Temporal Precision@K¶
Retrieval Metric
Temporal Precision@K measures the fraction of top-K retrieved documents that are temporally relevant to the query. A document is considered temporally relevant if its Document Focus Time (DFT) overlaps with the Query Focus Time (QFT).
Formula¶
\[
\text{TemporalPrecision@K} = \frac{|\{d \in D_K : \text{rel}(d, q) = 1\}|}{K}
\]
Where:
- \(D_K\) = set of top-K retrieved documents
- \(\text{rel}(d, q) = 1\) if \(|QFT \cap DFT_d| > 0\), otherwise 0
- \(QFT\) = Query Focus Time (set of years)
- \(DFT_d\) = Document Focus Time for document \(d\)
In simple terms: What fraction of retrieved documents are from the right time period?
Inputs¶
queryandretrieved_docs(LLM mode)temporal_focus(LLM mode)qftanddfts(Focus Time mode)k(cutoff)
Output¶
- Range: [0, 1], higher is better.
Prompt (LLM mode)¶
Judge if a retrieved document helps answer the TEMPORAL aspects of a query.
Query: "{query}"
Temporal Focus: {temporal_focus}
Document:
{document}
Question: Does this document provide information that DIRECTLY helps answer the temporal aspects of the query?
Guidelines:
- Verdict = 1 if document contains temporal information (dates, durations, time periods, temporal sequences)

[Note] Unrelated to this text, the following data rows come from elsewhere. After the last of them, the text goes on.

+            if (act) {
+                const uintptr_t ua = ubase + ((uintptr_t)(seg + W.units[b + lane]) << 5);
+                P = (int64_t)(ua - gbuf);
+                v[0] = __ldg(reinterpret_cast<const uint4*>(ua)); v[1] = __ldg(reinterpret_cast<const uint4*>(ua + 16));
+                if (P + 32 < total) { v[2] = __ldg(reinterpret_cast<const uint4*>(ua + 32)); v[3] = __ldg(reinterpret_cast<const uint4*>(ua + 48)); }
+            }
+            if (!staged && offsets) {
+                for (int i = lane; i <= count; i += 32) W.off[i] = __ldg(offsets + first + i);
+            }
+            uint32_t cand = 0;
+            if (act) {
+                W.bytes[lane * 4] = v[0]; W.bytes[lane * 4 + 1] = v[1]; W.bytes[lane * 4 + 2] = v[2]; W.bytes[lane * 4 + 3] = v[3];
+                cand = pack_byte_flags(first_mask<NR, HIGH>(sp, v[0].x)) | (pack_byte_flags(first_mask<NR, HIGH>(sp, v[0].y)) << 4) |
+                       (pack_byte_flags(first_mask<NR, HIGH>(sp, v[0].z)) << 8) | (pack_byte_flags(first_mask<NR, HIGH>(sp, v[0].w)) << 12) |
+                       (pack_byte_flags(first_mask<NR, HIGH>(sp, v[1].x)) << 16) | (pack_byte_flags(first_mask<NR, HIGH>(sp, v[1].y)) << 20) |
+                       (pack_byte_flags(first_mask<NR, HIGH>(sp, v[1].z)) << 24) | (pack_byte_flags(first_mask<NR, HIGH>(sp, v[1].w)) << 28);
+                if (P < t0) cand &= 0xFFFFFFFFu << (int)(t0 - P);
+                if (P + 32 > tend) cand &= (P >= tend) ? 0u : (0xFFFFFFFFu >> (int)(P + 32 - tend));
+            }
+            if (!staged) {
+                staged = true;
+                __syncwarp();
+                for (int i = lane; i < count; i += 32) {
+                    const int64_t o0 = offsets ? W.off[i] : (first + i) * stride;
+                    const int64_t len = offsets ? W.off[i + 1] - o0 : stride;
+                    bool r = false;
+                    if (len == 0) r = p.q0_accepting != 0;
+                    else if (p.q0_accepting != 0 || sp.start_nul != 0) {
+                        if (len == 1 && __ldg(buf + o0) == 0x20) r = p.q0_accepting != 0;
+                        else if (sp.start_nul != 0) {
+                            r = attempt_wins(A, T, FetchGlobal{buf + o0}, len, (uint32_t)sp.start_nul, 0);
+                            if (r && p.prefix_mode == 1 && high) r = recheck_in_with_prefix(p, buf + o0, len);
+                        }
+                    }
+                    W.res[i] = r ? 1 : 0;
                 }
-                const int64_t v = __ldg(off + mid);
-                if (v <= gpos) { s = mid; vlo = v; } else { sh = mid; vhi = v; }
-            }
-            const int64_t o0 = __ldg(off + s), o1 = __ldg(off + s + 1);
-            const uint8_t* str = c.buf + o0;
-            if (!(o1 - o0 == 1 && __ldg(str) == 0x20)) {
-                bool win = attempt_wins(A, T, FetchGlobal{str}, o1 - o0, (uint32_t)sp.q0, gpos - o0);
-                if (win && p.prefix_mode == 1 && (e.y >> 31)) win = recheck_in_with_prefix(p, str, o1 - o0);
-                if (win) c.out[first + s] = 1;
-            }
-        } else {
-            const int64_t o0 = __ldg(off + val), o1 = __ldg(off + val + 1);
-            c.out[first + val] = recheck_in_with_prefix(p, c.buf + o0, o1 - o0) ? 1 : 0;
-        }
+                __syncwarp();
+            }
+            while (cand) {
+                const int j = __ffs(cand) - 1;
+                cand &= cand - 1;
+                const int64_t pos = P + j;
+                const uint32_t b0 = lds_u8(bytes_a + j);
+                const uint32_t w1 = T.next((uint32_t)sp.q0, b0);
+                bool sv = (w1 & (W_ACC | W_INTER)) != 0;
+                if (!sv && (w1 & W_STATE)) {
+                    const uint32_t b1 = pos + 1 < total ? lds_u8(bytes_a + j + 1) : 0u;
+                    sv = ((T.next(w1, b1) | T.next(w1, 0u)) & (W_STATE | W_ACC)) != 0;
+                }
+                if (!sv) continue;
+                int s;
+                int64_t o0, len;
+                if (offsets) {
+                    int lo = 0, hi = count;
+                    while (hi - lo > 1) {
+                        const int mid = (lo + hi) >> 1;
+                        if (W.off[mid] <= pos) lo = mid; else hi = mid;
+                    }
+                    s = lo; o0 = W.off[s]; len = W.off[s + 1] - o0;
+                } else {
+                    s = (int)((pos - t0) / stride); o0 = t0 + (int64_t)s * stride; len = stride;
+                }
+                if (len == 1 && b0 == 0x20) continue;
+                bool win = attempt_wins(A, T, FetchUnit{bytes_a, o0 - P, buf + o0}, len, (uint32_t)sp.q0, pos - o0);
+                if (win && p.prefix_mode == 1 && high) win = recheck_in_with_prefix(p, buf + o0, len);
+                if (win) W.res[s] = 1;
+            }
+        }
+        if (flags & SLOT_LAST) break;
+        if (lane == 0) while (ld_acquire_shared(&R.head) == tail) __nanosleep(32);
+        __syncwarp();
+        S = &R.slot[tail % SPARSE_RING];
     }
     __syncwarp();
+    for (int i = lane; i < count; i += 32) out[first + i] = W.res[i];
+    __syncwarp();
 }
 
 template <int KIND, int NR, bool HIGH>
-__device__ __noinline__ int sparse_run_units(const KParams& p, const SparseParams& sp, uint32_t s_table, uint32_t s_cmap,
-                                             const SparseCtx& c, int count, int sqn) {
+__device__ __noinline__ void sparse_resolver(const KParams& p, const SparseParams& sp, uint32_t s_table, uint32_t s_cmap,
+                                             const uint8_t* __restrict__ buf, const int64_t* __restrict__ offsets,
+                                             int64_t n, int64_t total, uint8_t* __restrict__ out, int spt, int64_t stride,
+                                             SparseRing* rings, SparseResolver* W) {
     const Table<KIND> T = sparse_table<KIND>(sp, s_table, s_cmap);
-    const int lane = threadIdx.x & 31;
+    const int lane = threadIdx.x & 31, r = (threadIdx.x >> 5) - SPARSE_SWEEPERS;
     const uint32_t FULL = 0xffffffffu;
-    __syncwarp();
-    uint32_t cand = 0, tile = 0, flag = 0;
-    int64_t P = 0, t0 = 0;
-    if (lane < count) {
-        const uint4 e = c.units[lane];
-        tile = e.x; flag = e.y & 0x80000000u;
-        const int64_t first = (int64_t)e.x * c.spt;
-        const int cnt = (int)((c.n - first) < c.spt ? (c.n - first) : c.spt);
-        t0 = sparse_off(c.offsets, c.stride, first);
-        const int64_t tend = sparse_off(c.offsets, c.stride, first + cnt);
-        const uintptr_t gbuf = reinterpret_cast<uintptr_t>(c.buf);
-        const uintptr_t ua = ((gbuf + (uintptr_t)t0) & ~(uintptr_t)31) + ((((uintptr_t)e.w << 32) | e.z) << 5);
-        const uint4 v0 = __ldg(reinterpret_cast<const uint4*>(ua)), v1 = __ldg(reinterpret_cast<const uint4*>(ua + 16));
-        cand = pack_byte_flags(first_mask<NR, HIGH>(sp, v0.x)) | (pack_byte_flags(first_mask<NR, HIGH>(sp, v0.y)) << 4) |
-               (pack_byte_flags(first_mask<NR, HIGH>(sp, v0.z)) << 8) | (pack_byte_flags(first_mask<NR, HIGH>(sp, v0.w)) << 12) |
-               (pack_byte_flags(first_mask<NR, HIGH>(sp, v1.x)) << 16) | (pack_byte_flags(first_mask<NR, HIGH>(sp, v1.y)) << 20) |
-               (pack_byte_flags(first_mask<NR, HIGH>(sp, v1.z)) << 24) | (pack_byte_flags(first_mask<NR, HIGH>(sp, v1.w)) << 28);
-        P = (int64_t)ua - (int64_t)gbuf;
-        if (P < t0) cand &= 0xFFFFFFFFu << (int)(t0 - P);
-        if (P + 32 > tend) cand &= (P >= tend) ? 0u : (0xFFFFFFFFu >> (int)(P + 32 - tend));
-    }
-    while (__any_sync(FULL, cand != 0)) {
-        bool sv = false;
-        int64_t pos = 0;
-        if (cand) {
-            pos = P + __ffs(cand) - 1;
-            cand &= cand - 1;
-            const uint32_t b = __ldg(c.buf + pos);
-            const uint32_t w1 = T.next((uint32_t)sp.q0, b);
-            if (w1 & (W_ACC | W_INTER)) sv = true;
-            else if (w1 & W_STATE) {
-                const uint32_t b1 = pos + 1 < c.total ? __ldg(c.buf + pos + 1) : 0u;
-                sv = ((T.next(w1, b1) | T.next(w1, 0u)) & (W_STATE | W_ACC)) != 0;
-            }
-        }
-        const uint32_t m = __ballot_sync(FULL, sv);
-        if (m) {
-            const unsigned long long rel = (unsigned long long)(pos - t0);
-            if (sv) c.starts[sqn + __popc(m & ((1u << lane) - 1))] = make_uint4(tile, SPARSE_START | flag, (uint32_t)rel, (uint32_t)(rel >> 32));
-            sqn += __popc(m);
-            if (sqn >= 32) {
-                sparse_run_starts<KIND>(p, sp, s_table, s_cmap, c, 32);
-                if (lane < sqn - 32) { const uint4 x = c.starts[32 + lane]; c.starts[lane] = x; }
-                sqn -= 32;
-                __syncwarp();
-            }
-        }
-    }
-    __syncwarp();
-    return sqn;
-}
-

- Verdict = 0 if document lacks temporal information even if generally relevant
- For "when" queries: document must mention specific times/dates
- For "how long" queries: document must mention durations/time periods
- For "recent" queries: document must mention recency or recent dates
- Be STRICT: generic facts without temporal markers are NOT temporally relevant
Respond ONLY with valid JSON:
{
"temporal_expressions_found": ["list of temporal expressions found"],
"relevance_to_query": "high|medium|low|none",
"verdict": 1 or 0,
"confidence": 0.0-1.0,
"reason": "brief explanation"
}
Examples¶
Focus Time¶
from tempoeval.metrics import TemporalPrecision
metric = TemporalPrecision(use_focus_time=True)

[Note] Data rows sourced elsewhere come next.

# microsoft/AI2BMD

Hardware: NVIDIA H100
Metric: MD steps/sec (higher is better)
Workload: dtype f32

## Files before the change

ai2bmd_b200/csrc/common.cuh:

```cuda
#pragma once
#include <cuda_runtime.h>
#include <stdint.h>

namespace vb {

constexpr int D = 128;
constexpr int H = 8;
constexpr int NR = 32;
constexpr int L = 6;
constexpr int KNB = 32;
constexpr int LDS_PAD = 4;

__device__ __forceinline__ float sigmoidf_(float x) { return __fdividef(1.0f, 1.0f + __expf(-x)); }
__device__ __forceinline__ float silu_(float x) { return __fdividef(x, 1.0f + __expf(-x)); }
__device__ __forceinline__ float dsilu_(float x) {
    float s = sigmoidf_(x);
    return s * (1.0f + x * (1.0f - s));
}

__device__ __forceinline__ float4 ld4(const float* p) { return *reinterpret_cast<const float4*>(p); }
__device__ __forceinline__ float4 ldg4(const float* p) { return __ldg(reinterpret_cast<const float4*>(p)); }
__device__ __forceinline__ void st4(float* p, float4 v) { *reinterpret_cast<float4*>(p) = v; }
__device__ __forceinline__ void red4(float* p, float4 v) { atomicAdd(reinterpret_cast<float4*>(p), v); }

__device__ __forceinline__ float4 f4(float a, float b, float c, float d) { return make_float4(a, b, c, d); }
__device__ __forceinline__ float4 f4s(float a) { return make_float4(a, a, a, a); }
__device__ __forceinline__ float4 operator+(float4 a, float4 b) { return f4(a.x + b.x, a.y + b.y, a.z + b.z, a.w + b.w); }
__device__ __forceinline__ float4 operator-(float4 a, float4 b) { return f4(a.x - b.x, a.y - b.y, a.z - b.z, a.w - b.w); }
__device__ __forceinline__ float4 operator*(float4 a, float4 b) { return f4(a.x * b.x, a.y * b.y, a.z * b.z, a.w * b.w); }
__device__ __forceinline__ float4 operator*(float4 a, float b) { return f4(a.x * b, a.y * b, a.z * b, a.w * b); }
__device__ __forceinline__ float4 operator*(float b, float4 a) { return f4(a.x * b, a.y * b, a.z * b, a.w * b); }
__device__ __forceinline__ float hsum4(float4 a) { return (a.x + a.y) + (a.z + a.w); }
__device__ __forceinline__ float4 silu4(float4 a) { return f4(silu_(a.x), silu_(a.y), silu_(a.z), silu_(a.w)); }
__device__ __forceinline__ float4 dsilu4(float4 a) { return f4(dsilu_(a.x), dsilu_(a.y), dsilu_(a.z), dsilu_(a.w)); }
__device__ __forceinline__ float4 arr4(const float (&a)[4]) { return f4(a[0], a[1], a[2], a[3]); }

__device__ __forceinline__ float warp_sum(float v) {
#pragma unroll
    for (int o = 16; o > 0; o >>= 1) v += __shfl_xor_sync(0xffffffffu, v, o);
    return v;
}
__device__ __forceinline__ float warp_max(float v) {
#pragma unroll
    for (int o = 16; o > 0; o >>= 1) v = fmaxf(v, __shfl_xor_sync(0xffffffffu, v, o));
    return v;
}
__device__ __forceinline__ float warp_min(float v) {
#pragma unroll
    for (int o = 16; o > 0; o >>= 1) v = fminf(v, __shfl_xor_sync(0xffffffffu, v, o));
    return v;
}
__device__ __forceinline__ float quad_sum(float v) {
    v += __shfl_xor_sync(0xffffffffu, v, 1);
    v += __shfl_xor_sync(0xffffffffu, v, 2);
    return v;
}

template <int R>
__device__ __forceinline__ void warp_gemm_group(float (&acc)[R][4], const float* __restrict__ As, int lda, int k,
                                                const float4 (&w)[4]) {
#pragma unroll
    for (int r = 0; r < R; r++) {
        const float4 a = ld4(As + r * lda + k);
        acc[r][0] = fmaf(a.x, w[0].x, acc[r][0]); acc[r][1] = fmaf(a.x, w[0].y, acc[r][1]);
        acc[r][2] = fmaf(a.x, w[0].z, acc[r][2]); acc[r][3] = fmaf(a.x, w[0].w, acc[r][3]);
        acc[r][0] = fmaf(a.y, w[1].x, acc[r][0]); acc[r][1] = fmaf(a.y, w[1].y, acc[r][1]);
        acc[r][2] = fmaf(a.y, w[1].z, acc[r][2]); acc[r][3] = fmaf(a.y, w[1].w, acc[r][3]);
        acc[r][0] = fmaf(a.z, w[2].x, acc[r][0]); acc[r][1] = fmaf(a.z, w[2].y, acc[r][1]);
        acc[r][2] = fmaf(a.z, w[2].z, acc[r][2]); acc[r][3] = fmaf(a.z, w[2].w, acc[r][3]);
        acc[r][0] = fmaf(a.w, w[3].x, acc[r][0]); acc[r][1] = fmaf(a.w, w[3].y, acc[r][1]);
        acc[r][2] = fmaf(a.w, w[3].z, acc[r][2]); acc[r][3] = fmaf(a.w, w[3].w, acc[r][3]);
    }
}
__device__ __forceinline__ void warp_gemm_loadw(float4 (&w)[4], const float* __restrict__ Wp, int ldw, int k) {
    w[0] = ldg4(Wp + (size_t)(k + 0) * ldw);
    w[1] = ldg4(Wp + (size_t)(k + 1) * ldw);
    w[2] = ldg4(Wp + (size_t)(k + 2) * ldw);
    w[3] = ldg4(Wp + (size_t)(k + 3) * ldw);
}
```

score = metric.compute(qft={2020, 2021}, dfts=[{2020}, {2019}], k=2)
LLM¶
from tempoeval.metrics import TemporalPrecision
metric = TemporalPrecision()
metric.llm = llm
score = await metric.acompute(
query="When did X happen?",
retrieved_docs=["..."],
temporal_focus="specific_time",
k=5
)
Synchronous usage
Use compute(...) for sync calls and acompute(...) for async.